Al Jardine: A Postcard From California

This isn’t a Proper Blog Post as such – I know I now owe people two Batman and two Doctor Who posts for next week. However, Manchester University’s computer science website is down, which means I can’t get any of my (due in on Monday) coursework done. So to try to overcome the horrible panic and tension I’m now feeling, I thought I’d pick up Al Jardine’s solo album, A Postcard From California, released a couple of days ago, and thankfully not (as originally stated in the press release) ‘iTunes exclusive’. I thought I’d ‘liveblog’ my first listen.

A bit of background first. For those who don’t know, Al Jardine is ‘the quiet one’ in the Beach Boys. The only one of the five ‘classic’ members not to be a blood relation, he played rhythm guitar and sang harmony vocals, and was the lead vocalist on Help Me, Rhonda, but not on many of the band’s other US hits (he did however sing lead on the UK hits Breakaway (joint lead with Carl Wilson), Then I Kissed Her, Cottonfields and Lady Lynda, the latter of which he also wrote).

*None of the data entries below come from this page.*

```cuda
__device__ __forceinline__ float ld_stream(const float* p) {
    float v;
    asm volatile("ld.global.nc.L1::no_allocate.f32 %0, [%1];" : "=f"(v) : "l"(p));
    return v;
}
__device__ __forceinline__ void st_stream_u32(void* p, uint32_t v) {
    asm volatile("st.global.cs.u32 [%0], %1;" ::"l"(p), "r"(v));
}
__device__ __forceinline__ void st_stream_v4(void* p, uint32_t a, uint32_t b, uint32_t c, uint32_t d) {
    asm volatile("st.global.cs.v4.u32 [%0], {%1, %2, %3, %4};" ::"l"(p), "r"(a), "r"(b), "r"(c), "r"(d));
}
__device__ __forceinline__ float4 ld_stream_v4(const float* p) {
    float4 v;
    asm volatile("ld.global.nc.v4.f32 {%0, %1, %2, %3}, [%4];"
                 : "=f"(v.x), "=f"(v.y), "=f"(v.z), "=f"(v.w) : "l"(p));
    return v;
}
__device__ __forceinline__ uint4 ld_stream_v4u(const void* p) {
    uint4 v;
    asm volatile("ld.global.nc.v4.u32 {%0, %1, %2, %3}, [%4];" : "=r"(v.x), "=r"(v.y), "=r"(v.z), "=r"(v.w) : "l"(p));
    return v;
}
__device__ __forceinline__ float u16_depth(uint32_t v16) { return __uint_as_float(0x47000000u | v16) - 32768.0f; }
__device__ __forceinline__ float load_px_stream(const float* p) { return ld_stream(p); }
__device__ __forceinline__ float load_px_stream(const uint16_t* p) { return u16_depth(__ldg(p)); }

template <typename T> struct In16;
template <> struct In16<float> {
    float4 q[4];
    __device__ __forceinline__ void load(const float* p, int col, int W) {
// ... 80 lines not shown
```

### distancetransform_depthcompletion_b200/csrc/dtfill_k1b_plan.cuh

```cuda
#pragma once
#include "dtfill_common.cuh"

namespace dtfill {

constexpr int K1B_THREADS = 512;

__device__ __forceinline__ uint32_t block_exclusive_scan(uint32_t v, uint32_t* smem , uint32_t& total)
{
    constexpr int NW = K1B_THREADS / 32;
    const int lane = threadIdx.x & 31, wid = threadIdx.x >> 5;
    uint32_t inc = v;
#pragma unroll
    for (int d = 1; d < 32; d <<= 1) {
        const uint32_t o = __shfl_up_sync(0xffffffffu, inc, d);
        if (lane >= d) inc += o;
    }
    if (lane == 31) smem[wid] = inc;
    __syncthreads();
    if (threadIdx.x == 0) {
        uint32_t run = 0;
        for (int i = 0; i < NW; ++i) { const uint32_t t = smem[i]; smem[i] = run; run += t; }
        smem[NW] = run;
    }
    __syncthreads();
// ... 200 lines not shown
#pragma unroll
                for (int t = 0; t < 2; ++t) {
                    const uint32_t cin = __shfl_down_sync(0xffffffffu, e[t], 1);
                    d[t] = lane == 31 ? 120000u : cin;
                    mx[t] = 0;
#pragma unroll
                    for (int k = 7; k >= 0; --k)
                        if (k < chunk) { d[t] = min(d[t] + CELL_W, v[t][k]); if (xa + k < nw) mx[t] = max(mx[t], d[t]); }
                }
#pragma unroll
                for (int s_ = 16; s_ > 0; s_ >>= 1) {
#pragma unroll
                    for (int t = 0; t < 2; ++t) mx[t] = max(mx[t], __shfl_xor_sync(0xffffffffu, mx[t], s_));
                }
#pragma unroll
                for (int t = 0; t < 2; ++t) {
                    const int cy = cy0 + 8 * t;
                    if (lane == 0 && cy < nh) cellU[cy] = (int)min(mx[t], 60000u) + (CELL_H - 1) + (CELL_W - 1);
                }
            }
        } else {
            for (int cy = c0row + pw * 32 + lane; cy < nh; cy += 256) {
                uint32_t d = 60000;
                for (int cx = 0; cx < nw; ++cx) { d = min(d + CELL_W, (uint32_t)cellD[cy * nw + cx]); cellD[cy * nw + cx] = (uint16_t)min(d, 60000u); }
                d = 60000;
                uint32_t mx = 0;
                for (int cx = nw - 1; cx >= 0; --cx) { d = min(d + CELL_W, (uint32_t)cellD[cy * nw + cx]); mx = max(mx, min(d, 60000u)); }
                cellU[cy] = (int)mx + (CELL_H - 1) + (CELL_W - 1);
            }
        }
        planner_sync();
    }
    dbg_mark(4);

    if (ptid == 0) {
        ws.counts[2 * b] = (int)nsrc;
        ws.counts[2 * b + 1] = (int)nval;
        if (out_counts) { out_counts[2 * b] = (int)nsrc; out_counts[2 * b + 1] = (int)nval; }
        if (nval == 0 || nsrc > nval) atomicMin(&ws.status[0], b + fp.frame0);
        if (kind == TASK_WIDE) atomicAdd(&ws.status[1], 1);

        int nt = 0;
        Task* t = st;
        int* cost = scost;
        auto blank = [&](int knd) {
            Task q;
            q.frame = b; q.lo = 0; q.hi = H; q.r0 = 0; q.r1 = H; q.kind = knd; q.scratch_off = 0; q.fstart = 0;
            q.clo = 0; q.c0 = 0; q.c1 = W; q.sky = -2;
            return q;
        };
        int S = S0;
        if (plan) {
            const int nwid = fp.narrow_ppl * 32;
            int cy = S / CELL_H, scr = 0;
            bool ok = true;
            while (cy < nh && ok) {
                const int r0 = cy * CELL_H;
                int lo = 1 << 30, hi = 0, prev = 0, end = cy, best_lo = 0, best_hi = 0, umax = 0, best_u = 0;
                const bool base_band = fp.sky_split && S > 0 && r0 == S;
                for (int c = cy; c < nh; ++c) {
                    lo = min(lo, c * CELL_H - cellU[c]);
                    hi = max(hi, min(H, (c + 1) * CELL_H) + cellU[c]);
                    umax = max(umax, cellU[c]);
                    const int L = max(S, lo), Hh = min(H, hi);
                    const int cst = (Hh - L) + (Hh - r0);
                    const bool take = c == cy || (!base_band && (nt >= MAXT - 4 || cst <= fp.band_cap || cst - prev <= CELL_H ||
// ... 90 lines not shown
```

### distancetransform_depthcompletion_b200/csrc/dtfill_k2_chamfer.cuh

```cuda
#pragma once
#include "dtfill_common.cuh"

namespace dtfill {

template <int PPL>
struct Row {
    uint32_t v[PPL];
    uint32_t l1, l2;
    uint32_t r0, r1;
};

template <int PPL>
__device__ __forceinline__ uint32_t at(const Row<PPL>& r, int idx) {
    return idx == -2 ? r.l2 : idx == -1 ? r.l1 : idx == PPL ? r.r0 : idx == PPL + 1 ? r.r1 : r.v[idx < 0 ? 0 : (idx >= PPL ? PPL - 1 : idx)];
}

template <int PPL>
__device__ __forceinline__ void fill_row(Row<PPL>& r, uint32_t k) {
#pragma unroll
    for (int i = 0; i < PPL; ++i) r.v[i] = k;
    r.l1 = r.l2 = r.r0 = r.r1 = k;
}

template <int PPL>
// ... 57 lines not shown
}
__device__ __forceinline__ void st_scratch_v4_hint(void* p, uint32_t a, uint32_t b, uint32_t c, uint32_t d, uint64_t pol) {
    asm volatile("st.global.L2::cache_hint.v4.u32 [%0], {%1, %2, %3, %4}, %5;" ::"l"(p), "r"(a), "r"(b), "r"(c), "r"(d), "l"(pol) : "memory");
}
__device__ __forceinline__ void cp_async16_hint(uint32_t smem_addr, const void* gptr, uint64_t pol) {
    asm volatile("cp.async.cg.shared.global.L2::cache_hint [%0], [%1], 16, %2;" ::"r"(smem_addr), "l"(gptr), "l"(pol) : "memory");
}
__device__ __forceinline__ void l2_discard_128(const void* p) {
    asm volatile("discard.global.L2 [%0], 128;" ::"l"(p) : "memory");
}
__device__ __forceinline__ void mbar_init(uint32_t mbar, uint32_t count) {
    asm volatile("mbarrier.init.shared::cta.b64 [%0], %1;" ::"r"(mbar), "r"(count) : "memory");
    asm volatile("fence.mbarrier_init.release.cluster;" ::: "memory");
}
__device__ __forceinline__ void bulk_row_to_smem(uint32_t smem_dst, const void* gsrc, uint32_t bytes, uint32_t mbar) {
    asm volatile("mbarrier.arrive.expect_tx.shared::cta.b64 _, [%0], %1;" ::"r"(mbar), "r"(bytes) : "memory");
    asm volatile("cp.async.bulk.shared::cluster.global.mbarrier::complete_tx::bytes [%0], [%1], %2, [%3];"
                 ::"r"(smem_dst), "l"(gsrc), "r"(bytes), "r"(mbar) : "memory");
}
__device__ __forceinline__ void mbar_wait(uint32_t mbar, uint32_t parity) {
    uint32_t done = 0;
    while (!done)
        asm volatile("{\n\t.reg .pred p;\n\tmbarrier.try_wait.parity.shared::cta.b64 p, [%1], %2;\n\tselp.u32 %0, 1, 0, p;\n\t}"
                     : "=r"(done) : "r"(mbar), "r"(parity) : "memory");
}
__device__ __forceinline__ void cp_async_commit() { asm volatile("cp.async.commit_group;" ::: "memory"); }
template <int N>
__device__ __forceinline__ void cp_async_wait() { asm volatile("cp.async.wait_group %0;" ::"n"(N) : "memory"); }

__device__ __forceinline__ float key_dist_f32(uint32_t key, uint32_t mul_dist) {
    uint32_t t;
    asm("mad.hi.u32 %0, %1, %2, %3;" : "=r"(t) : "r"(key), "r"(mul_dist), "r"(0x4B000000u));
    return __uint_as_float(t) - 8388608.0f;
}

struct RowBits {
    uint32_t a, b, c, pre, base;
};

template <int PPL>
__device__ __forceinline__ RowBits fetch_row_bits(const uint32_t* __restrict__ bits_f, const uint16_t* __restrict__ pre_f,
                                                  const uint32_t* __restrict__ rowbase, int WW, int x0, int y)
{
    RowBits r;
    const int w = x0 >> 5;
    const uint32_t* br = bits_f + (long)y * WW;
    r.a = w < WW ? br[w] : 0u;
    r.b = w + 1 < WW ? br[w + 1] : 0u;
    r.c = (PPL > 33 && w + 2 < WW) ? br[w + 2] : 0u;
    r.pre = w < WW ? (uint32_t)pre_f[(long)y * WW + w] : 0u;
    r.base = rowbase[y];
    return r;
}

template <int PPL>
struct LaneBits { typedef uint64_t type; };
template <> struct LaneBits<10> { typedef uint32_t type; };
template <> struct LaneBits<20> { typedef uint32_t type; };

template <int PPL>
__device__ __forceinline__ void decode_row_bits(const RowBits& r, int x0, typename LaneBits<PPL>::type& bits,
                                                uint32_t& rank)
{
    const int sh = x0 & 31;
    if (sizeof(typename LaneBits<PPL>::type) == 4) {
        bits = __funnelshift_r(r.a, r.b, sh) & ((1u << (PPL & 31)) - 1u);
    } else {
        uint64_t lo = ((uint64_t)r.b << 32) | r.a;
        lo >>= sh;
        if (PPL > 33 && sh) lo |= (uint64_t)r.c << (64 - sh);
        bits = (typename LaneBits<PPL>::type)(lo & ((PPL >= 64) ? ~0ull : ((1ull << PPL) - 1ull)));
    }
    rank = r.base + r.pre + __popc(r.a & ((1u << sh) - 1u)) + 1u;
}


#ifndef DTFILL_STENCIL
#define DTFILL_STENCIL 1
#endif
#ifndef DTFILL_SPLITSCAN
#define DTFILL_SPLITSCAN 1
#endif
#ifndef DTFILL_FAKE_SCRATCH_DIV
#define DTFILL_FAKE_SCRATCH_DIV 1
#endif
#ifndef DTFILL_L2POLICY
#define DTFILL_L2POLICY 0
#endif
#ifndef DTFILL_K2_TMA
#define DTFILL_K2_TMA 1
#endif
#ifndef DTFILL_FLUSH_LATE
#define DTFILL_FLUSH_LATE 0
#endif
#ifndef DTFILL_K2_SMEMROW
#define DTFILL_K2_SMEMROW 0
#endif
#ifndef DTFILL_K2_WARPS
#define DTFILL_K2_WARPS (DTFILL_K2_SMEMROW ? 28 : 20)
#endif

template <int PPL>
__device__ __forceinline__ void load_row_smem(Row<PPL>& r, const uint32_t* row, int lane, uint32_t init_key) {
    const uint4* p = reinterpret_cast<const uint4*>(row + lane * PPL);
#pragma unroll
    for (int j = 0; j < PPL / 4; ++j) {
        const uint4 q = p[j];
        r.v[4 * j] = q.x; r.v[4 * j + 1] = q.y; r.v[4 * j + 2] = q.z; r.v[4 * j + 3] = q.w;
    }
    const uint32_t a = row[lane == 0 ? 0 : lane * PPL - 1], c = row[lane == 31 ? 0 : lane * PPL + PPL];
    r.l1 = lane == 0 ? init_key : a;
    r.r0 = lane == 31 ? init_key : c;
    r.l2 = r.r1 = init_key;
}
template <int PPL>
__device__ __forceinline__ void store_row_smem(uint32_t* row, const Row<PPL>& r, int lane) {
    uint4* p = reinterpret_cast<uint4*>(row + lane * PPL);
#pragma unroll
    for (int j = 0; j < PPL / 4; ++j) p[j] = make_uint4(r.v[4 * j], r.v[4 * j + 1], r.v[4 * j + 2], r.v[4 * j + 3]);
}

template <int PPL>
__device__ __forceinline__ uint32_t stencil_fwd(const Row<PPL>& A , const Row<PPL>& Bq , int i, uint32_t one)
{
    const uint32_t b0 = at(Bq, i - 1), b1 = at(Bq, i + 1);
    const uint32_t a0 = at(A, i - 2), a1 = at(A, i - 1), a2 = at(A, i), a3 = at(A, i + 1), a4 = at(A, i + 2);
#if DTFILL_STENCIL == 0
    uint32_t m = b0 * one + KC(3, 0);
    m = __viaddmin_u32(b1, KC(3, 2), m);
    m = __viaddmin_u32(a0, KC(3, 4), m);
    m = __viaddmin_u32(a1, KC(2, 6), m);
    m = __viaddmin_u32(a2, KC(1, 8), m);
// ... 65 lines not shown
    __shared__ __align__(16) uint2 fwdbuf[16 * PPL];
#if DTFILL_K2_TMA
    __shared__ __align__(8) uint64_t fwdbar;
#endif

    const Task task = ws.tasks[blockIdx.x];
    if (task.kind != my_kind && !(task.kind == TASK_NOSRC && my_kind == TASK_CHAMFER)) return;
    DTFILL_TRACE_SCOPE(fp, 2);
    const int lane = threadIdx.x;
    const int H = fp.H, W = fp.W, WW = fp.WW;
    const int b = task.frame;
    const long fpx = (long)b * H * W;

    if (task.kind == TASK_NOSRC) {
        const int nval = ws.counts[2 * b + 1];
        const float last = ws.dlist[fpx + (nval > 0 ? nval - 1 : 0)];
        for (long i = (long)task.r0 * W + lane; i < (long)task.r1 * W; i += 32) {
            out_depth[fpx + i] = last;
            if (out_dt) out_dt[fpx + i] = UNREACHED_DT;
            if (WANT_LBL) out_lbl[fpx + i] = 0;
        }
        return;
    }

    const int x0 = task.clo + lane * PPL;
    const int xl = lane * PPL;
    const uint32_t init_key = (uint32_t)fp.init_dist << DSH;
    const uint32_t clamp_dist = 2047u - PPL - 1u;
    const uint32_t* bits_f = ws.srcbits + (long)b * H * WW;
    const uint16_t* pre_f = ws.wprefix + (long)b * H * WW;
    const uint32_t* rowbase = ws.rowsrc + (long)b * H;
    constexpr int VW = (PPL % 4 == 0) ? 4 : 2;
    uint2* scr = reinterpret_cast<uint2*>(ws.scratch) + (long)task.scratch_off * 16;

#if DTFILL_L2POLICY
    const uint64_t pol_keep = l2_policy_evict_last(), pol_drop = l2_policy_evict_first();
#endif
    Row<PPL> ra, rb;
    fill_row(ra, init_key);
    fill_row(rb, init_key);

    RowBits nextbits = fetch_row_bits<PPL>(bits_f, pre_f, rowbase, WW, x0, task.fstart);
    auto fwd_step = [&](const Row<PPL>& A , Row<PPL>& Bq , int y) {
        typename LaneBits<PPL>::type bits; uint32_t rank;
        decode_row_bits<PPL>(nextbits, x0, bits, rank);
        nextbits = fetch_row_bits<PPL>(bits_f, pre_f, rowbase, WW, x0, min(y + 1, task.hi - 1));
        if (lane < 2 && y + 4 < task.hi) {
            asm volatile("prefetch.global.L2 [%0];" ::"l"(bits_f + (long)(y + 4) * WW + (x0 >> 5) + lane * 32));
            asm volatile("prefetch.global.L2 [%0];" ::"l"(pre_f + (long)(y + 4) * WW + (x0 >> 5) + lane * 32));
        }
        uint32_t c[PPL];
#pragma unroll
        for (int i = 0; i < PPL; ++i) c[i] = stencil_fwd<PPL>(A, Bq, i, fp.one);
        if (__any_sync(0xffffffffu, bits != 0)) {
#pragma unroll
            for (int i = 0; i < PPL; ++i) {
                const bool s = (bits & ((typename LaneBits<PPL>::type)1 << i)) != 0;
                c[i] = s ? rank : c[i];
                rank += s ? 1u : 0u;
            }
        }
#if DTFILL_SPLITSCAN
        constexpr int HF = PPL / 2;
        uint32_t u = c[0] & ORDCLR, u2 = c[HF] & ORDCLR;
        c[0] = u; c[HF] = u2;
#pragma unroll
        for (int i = 1; i < PPL - HF; ++i) {
            if (i < HF) { u = __viaddmin_u32(u, KC(1, 14), c[i]) & ORDCLR; c[i] = u; }
            u2 = __viaddmin_u32(u2, KC(1, 14), c[HF + i]) & ORDCLR; c[HF + i] = u2;
        }
        const uint32_t e = __viaddmin_u32(u | (1u << OSH), uint32_t(PPL - HF) << DSH, u2) & ORDCLR;
        const uint32_t cin = lane_carry<PPL, +1>(e, lane, clamp_dist);
        const uint32_t cin2 = __viaddmin_u32(cin, uint32_t(HF) << DSH, u) | (1u << OSH);
#pragma unroll
        for (int i = 0; i < PPL; ++i) {
            uint32_t t = i < HF ? __viaddmin_u32(cin, uint32_t(i + 1) << DSH, c[i])
                                : __viaddmin_u32(cin2, uint32_t(i - HF + 1) << DSH, c[i]);
            if (PAD && x0 + i >= W) t = init_key;
            Bq.v[i] = t;
        }
#else
        uint32_t u = c[0] & ORDCLR;
        c[0] = u;
#pragma unroll
        for (int i = 1; i < PPL; ++i) {
            u = __viaddmin_u32(u, KC(1, 14), c[i]) & ORDCLR;
            c[i] = u;
        }
        const uint32_t cin = lane_carry<PPL, +1>(u, lane, clamp_dist);
#pragma unroll
        for (int i = 0; i < PPL; ++i) {
            uint32_t t = __viaddmin_u32(cin, uint32_t(i + 1) << DSH, c[i]);
            if (PAD && x0 + i >= W) t = init_key;
            Bq.v[i] = t;
        }
#endif
        refresh_halo(Bq, lane, init_key);
        if (y >= task.r0) {
            char* dst = reinterpret_cast<char*>(scr) + (long)(y - task.lo) * (128 * PPL) + lane * (4 * VW);
#pragma unroll
            for (int j = 0; j < PPL / VW / DTFILL_FAKE_SCRATCH_DIV; ++j) {
#if DTFILL_L2POLICY
                if (VW == 4) st_scratch_v4_hint(dst + j * 512, Bq.v[4 * j], Bq.v[4 * j + 1], Bq.v[4 * j + 2], Bq.v[4 * j + 3], pol_keep);
#else
                if (VW == 4) st_scratch_v4(dst + j * 512, Bq.v[4 * j], Bq.v[4 * j + 1], Bq.v[4 * j + 2], Bq.v[4 * j + 3]);
#endif
                else st_scratch_v2(dst + j * 256, Bq.v[2 * j], Bq.v[2 * j + 1]);
            }
        }
    };

    if (SB) {
        store_row_smem<PPL>(stage_ring, ra, lane);
        store_row_smem<PPL>(stage_ring + 32 * PPL, ra, lane);
        __syncwarp();
#pragma unroll 1
        for (int y = task.fstart; y < task.hi; ++y) {
            uint32_t* slot = stage_ring + (y & 1) * (32 * PPL);
            load_row_smem<PPL>(rb, slot, lane, init_key);
            fwd_step(ra, rb, y);
            __syncwarp();
            store_row_smem<PPL>(slot, rb, lane);
            ra = rb;
        }
        __syncwarp();
    } else {
#pragma unroll 1
    for (int y = task.fstart; y < task.hi; ++y) {
        fwd_step(ra, rb, y);
        const Row<PPL> t = ra; ra = rb; rb = t;
    }
// ... 13 lines not shown
    uint32_t okmask = 0;
#pragma unroll
    for (int j = 0; j < NJ; ++j) {
        const int lc = (j * 32 + lane) * 4, col = task.clo + lc;
        if (lc < 32 * PPL && col >= task.c0 && col < task.c1) okmask |= 1u << j;
    }
    const long colbase = fpx + task.clo + lane * 4;
    const uint4* sread0 = reinterpret_cast<const uint4*>(&stage[lane * 4]);
    uint2* swrite0 = reinterpret_cast<uint2*>(&stage[xl]);
    const uint32_t fwdbuf_lane = (uint32_t)__cvta_generic_to_shared(fwdbuf) + lane * (4 * VW);
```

Until now, he was the only member of the band not to have released a solo record – a shame, because while he was never the most talented of songwriters, he has a strong voice (he’s far and away the best singer of the surviving Beach Boys) and has an interesting musical sensibility – he is far more influenced by folk and country than the rest of the band (he was the one who suggested the folk songs Sloop John B and Cottonfields be added to the band’s repertoire). However, he’s a slow worker – this album was started not long after he was sacked from the band (after Carl Wilson’s death in 1998 the Beach Boys broke up, and Mike Love licensed the name to tour along with Bruce Johnston and most of their backing band, but without Jardine), and contains songs which he started working on in the late 1970s.

It’s also not very ‘solo’ – it has a huge range of guests including all the surviving other Beach Boys (and the late Carl Wilson, who recorded parts of one song in sessions in the 1980s), Flea from the Red Hot Chili Peppers, Steve Miller, David Crosby, Neil Young, and Alec Baldwin. That Jardine managed to get such a bizarre-but-stellar lineup of guest stars is testament to the fundamental niceness of the man (someone I’ve rarely heard a bad word spoken about).

The songs aren’t exactly ‘solo’ either – there are remakes of three old Beach Boys tracks here, Help Me, Rhonda, California Saga (one of Jardine’s few solo songwriting credits), and Honkin’ Down The Highway (a Brian Wilson song with Jardine lead from the underrated Beach Boys Love You album), along with California Feelin’ (a Brian Wilson/Steve Kalinich song originally recorded by the Beach Boys but never released by them, and eventually released as a Brian Wilson solo track a few years back).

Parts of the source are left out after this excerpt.